--- Records provided ---
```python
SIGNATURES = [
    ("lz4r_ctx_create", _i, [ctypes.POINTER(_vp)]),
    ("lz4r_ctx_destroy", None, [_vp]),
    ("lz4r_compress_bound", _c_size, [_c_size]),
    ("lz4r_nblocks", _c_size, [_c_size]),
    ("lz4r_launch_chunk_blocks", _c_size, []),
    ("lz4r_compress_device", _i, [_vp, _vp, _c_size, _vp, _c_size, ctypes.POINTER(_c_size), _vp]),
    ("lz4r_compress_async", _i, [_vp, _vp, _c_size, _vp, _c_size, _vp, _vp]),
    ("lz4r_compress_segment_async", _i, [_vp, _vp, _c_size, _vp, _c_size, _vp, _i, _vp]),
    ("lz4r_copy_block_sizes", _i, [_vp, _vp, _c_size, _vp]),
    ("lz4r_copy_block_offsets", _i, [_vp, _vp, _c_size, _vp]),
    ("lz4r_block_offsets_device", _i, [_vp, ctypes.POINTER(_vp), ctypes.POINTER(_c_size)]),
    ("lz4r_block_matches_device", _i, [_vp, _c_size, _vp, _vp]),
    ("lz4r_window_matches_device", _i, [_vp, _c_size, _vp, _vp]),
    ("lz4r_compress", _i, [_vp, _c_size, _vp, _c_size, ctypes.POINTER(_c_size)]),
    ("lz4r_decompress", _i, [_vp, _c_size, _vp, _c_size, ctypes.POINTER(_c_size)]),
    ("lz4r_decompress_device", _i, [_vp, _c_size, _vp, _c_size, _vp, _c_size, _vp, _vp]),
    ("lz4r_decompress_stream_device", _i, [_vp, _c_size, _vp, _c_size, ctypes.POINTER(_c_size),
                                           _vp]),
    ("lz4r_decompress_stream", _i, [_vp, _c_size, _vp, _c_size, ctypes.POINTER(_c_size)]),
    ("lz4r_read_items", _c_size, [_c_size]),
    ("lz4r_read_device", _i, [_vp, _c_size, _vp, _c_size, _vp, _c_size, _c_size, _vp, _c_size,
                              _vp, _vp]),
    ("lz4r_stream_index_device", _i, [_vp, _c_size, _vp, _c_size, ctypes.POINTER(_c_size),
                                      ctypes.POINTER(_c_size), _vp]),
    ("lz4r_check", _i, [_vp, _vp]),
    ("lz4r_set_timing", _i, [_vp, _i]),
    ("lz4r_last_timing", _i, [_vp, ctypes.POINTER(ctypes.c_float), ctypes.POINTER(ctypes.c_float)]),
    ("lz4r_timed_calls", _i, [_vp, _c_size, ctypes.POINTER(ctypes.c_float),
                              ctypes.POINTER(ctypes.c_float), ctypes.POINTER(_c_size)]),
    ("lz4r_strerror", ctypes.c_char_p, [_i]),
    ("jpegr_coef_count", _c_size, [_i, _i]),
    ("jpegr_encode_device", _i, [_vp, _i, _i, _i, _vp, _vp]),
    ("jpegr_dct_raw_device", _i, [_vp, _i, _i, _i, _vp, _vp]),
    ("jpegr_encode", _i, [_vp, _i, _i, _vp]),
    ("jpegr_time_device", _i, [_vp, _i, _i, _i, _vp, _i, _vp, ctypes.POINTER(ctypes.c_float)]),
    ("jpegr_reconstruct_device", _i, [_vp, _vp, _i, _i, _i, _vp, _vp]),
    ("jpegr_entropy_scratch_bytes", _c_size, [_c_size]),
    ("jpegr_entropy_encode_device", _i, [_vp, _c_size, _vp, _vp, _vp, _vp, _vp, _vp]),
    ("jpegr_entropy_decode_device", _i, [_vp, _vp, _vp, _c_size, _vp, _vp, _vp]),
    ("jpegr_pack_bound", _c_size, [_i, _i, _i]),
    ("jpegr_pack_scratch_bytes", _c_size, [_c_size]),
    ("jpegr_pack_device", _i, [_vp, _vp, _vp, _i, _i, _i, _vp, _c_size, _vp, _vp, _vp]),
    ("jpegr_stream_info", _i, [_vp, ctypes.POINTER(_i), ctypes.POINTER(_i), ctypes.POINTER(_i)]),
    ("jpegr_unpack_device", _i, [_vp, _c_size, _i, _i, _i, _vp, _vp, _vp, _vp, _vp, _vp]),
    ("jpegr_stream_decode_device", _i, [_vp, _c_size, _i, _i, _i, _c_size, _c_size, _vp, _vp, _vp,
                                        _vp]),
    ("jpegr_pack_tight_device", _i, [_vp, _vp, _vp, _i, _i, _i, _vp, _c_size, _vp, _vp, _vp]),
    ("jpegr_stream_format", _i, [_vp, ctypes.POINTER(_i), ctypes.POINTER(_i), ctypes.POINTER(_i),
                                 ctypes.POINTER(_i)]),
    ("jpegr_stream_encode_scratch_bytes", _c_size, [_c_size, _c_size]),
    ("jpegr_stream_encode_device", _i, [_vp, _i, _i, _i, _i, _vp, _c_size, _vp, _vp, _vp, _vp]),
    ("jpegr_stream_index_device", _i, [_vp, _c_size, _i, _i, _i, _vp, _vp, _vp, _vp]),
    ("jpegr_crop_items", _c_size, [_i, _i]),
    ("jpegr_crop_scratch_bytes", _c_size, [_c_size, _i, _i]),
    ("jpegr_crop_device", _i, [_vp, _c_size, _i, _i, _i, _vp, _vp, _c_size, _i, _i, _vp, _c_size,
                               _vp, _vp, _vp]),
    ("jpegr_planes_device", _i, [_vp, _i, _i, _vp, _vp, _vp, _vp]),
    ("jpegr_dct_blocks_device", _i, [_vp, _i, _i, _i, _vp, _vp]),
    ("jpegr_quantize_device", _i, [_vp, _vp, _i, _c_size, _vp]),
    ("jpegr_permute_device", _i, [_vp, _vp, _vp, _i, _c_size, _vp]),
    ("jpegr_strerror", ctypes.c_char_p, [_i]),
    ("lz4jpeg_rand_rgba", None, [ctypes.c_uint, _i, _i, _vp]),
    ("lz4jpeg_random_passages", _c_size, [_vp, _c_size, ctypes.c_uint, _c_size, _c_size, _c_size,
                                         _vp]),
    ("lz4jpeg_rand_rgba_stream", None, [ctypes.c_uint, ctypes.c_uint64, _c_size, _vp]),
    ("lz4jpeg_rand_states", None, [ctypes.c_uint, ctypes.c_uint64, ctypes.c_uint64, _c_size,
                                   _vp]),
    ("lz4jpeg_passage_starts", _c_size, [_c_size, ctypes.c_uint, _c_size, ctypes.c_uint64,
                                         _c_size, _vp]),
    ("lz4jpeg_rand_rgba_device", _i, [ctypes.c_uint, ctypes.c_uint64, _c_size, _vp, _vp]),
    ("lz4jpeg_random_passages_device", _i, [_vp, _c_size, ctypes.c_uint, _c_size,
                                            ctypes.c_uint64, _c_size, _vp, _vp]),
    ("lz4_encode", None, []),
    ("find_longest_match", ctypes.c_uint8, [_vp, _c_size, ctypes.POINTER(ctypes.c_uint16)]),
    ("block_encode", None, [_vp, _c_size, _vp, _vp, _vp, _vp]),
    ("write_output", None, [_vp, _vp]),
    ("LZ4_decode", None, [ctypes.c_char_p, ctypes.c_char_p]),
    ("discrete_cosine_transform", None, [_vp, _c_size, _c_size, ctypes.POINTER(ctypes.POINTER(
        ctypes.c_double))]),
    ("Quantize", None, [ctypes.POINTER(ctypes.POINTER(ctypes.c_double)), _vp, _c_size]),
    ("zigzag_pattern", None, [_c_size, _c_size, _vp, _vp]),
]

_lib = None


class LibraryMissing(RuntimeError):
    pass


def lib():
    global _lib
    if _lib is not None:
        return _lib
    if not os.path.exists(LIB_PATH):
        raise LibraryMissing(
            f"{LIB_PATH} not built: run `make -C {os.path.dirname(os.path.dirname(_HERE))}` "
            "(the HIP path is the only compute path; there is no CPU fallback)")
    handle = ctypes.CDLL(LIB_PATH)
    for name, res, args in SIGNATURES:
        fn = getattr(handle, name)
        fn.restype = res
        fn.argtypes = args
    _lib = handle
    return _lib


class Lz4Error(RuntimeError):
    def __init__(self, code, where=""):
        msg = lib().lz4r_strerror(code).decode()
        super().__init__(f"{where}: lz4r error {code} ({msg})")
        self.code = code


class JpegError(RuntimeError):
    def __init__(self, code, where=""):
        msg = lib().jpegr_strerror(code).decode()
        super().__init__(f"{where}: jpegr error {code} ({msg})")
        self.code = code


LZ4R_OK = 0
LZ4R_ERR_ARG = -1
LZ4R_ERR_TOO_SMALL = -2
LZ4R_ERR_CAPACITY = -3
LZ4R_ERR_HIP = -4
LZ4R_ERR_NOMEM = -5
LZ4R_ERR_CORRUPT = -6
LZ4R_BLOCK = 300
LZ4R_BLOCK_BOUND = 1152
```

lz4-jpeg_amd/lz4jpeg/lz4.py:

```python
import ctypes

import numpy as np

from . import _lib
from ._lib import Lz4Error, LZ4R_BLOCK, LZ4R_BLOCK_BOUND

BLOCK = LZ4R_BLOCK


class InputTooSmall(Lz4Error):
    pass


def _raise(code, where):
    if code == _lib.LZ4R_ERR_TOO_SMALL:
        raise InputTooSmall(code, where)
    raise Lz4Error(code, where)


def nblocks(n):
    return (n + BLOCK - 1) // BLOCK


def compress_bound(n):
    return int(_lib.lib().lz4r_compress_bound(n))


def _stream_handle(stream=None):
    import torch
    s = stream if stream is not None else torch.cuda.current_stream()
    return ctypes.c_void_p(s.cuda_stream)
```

--- Work instructions ---
Where a line of the records contains the word "from", copy that line.

--- Answer space ---
from . import _lib
from ._lib import Lz4Error, LZ4R_BLOCK, LZ4R_BLOCK_BOUND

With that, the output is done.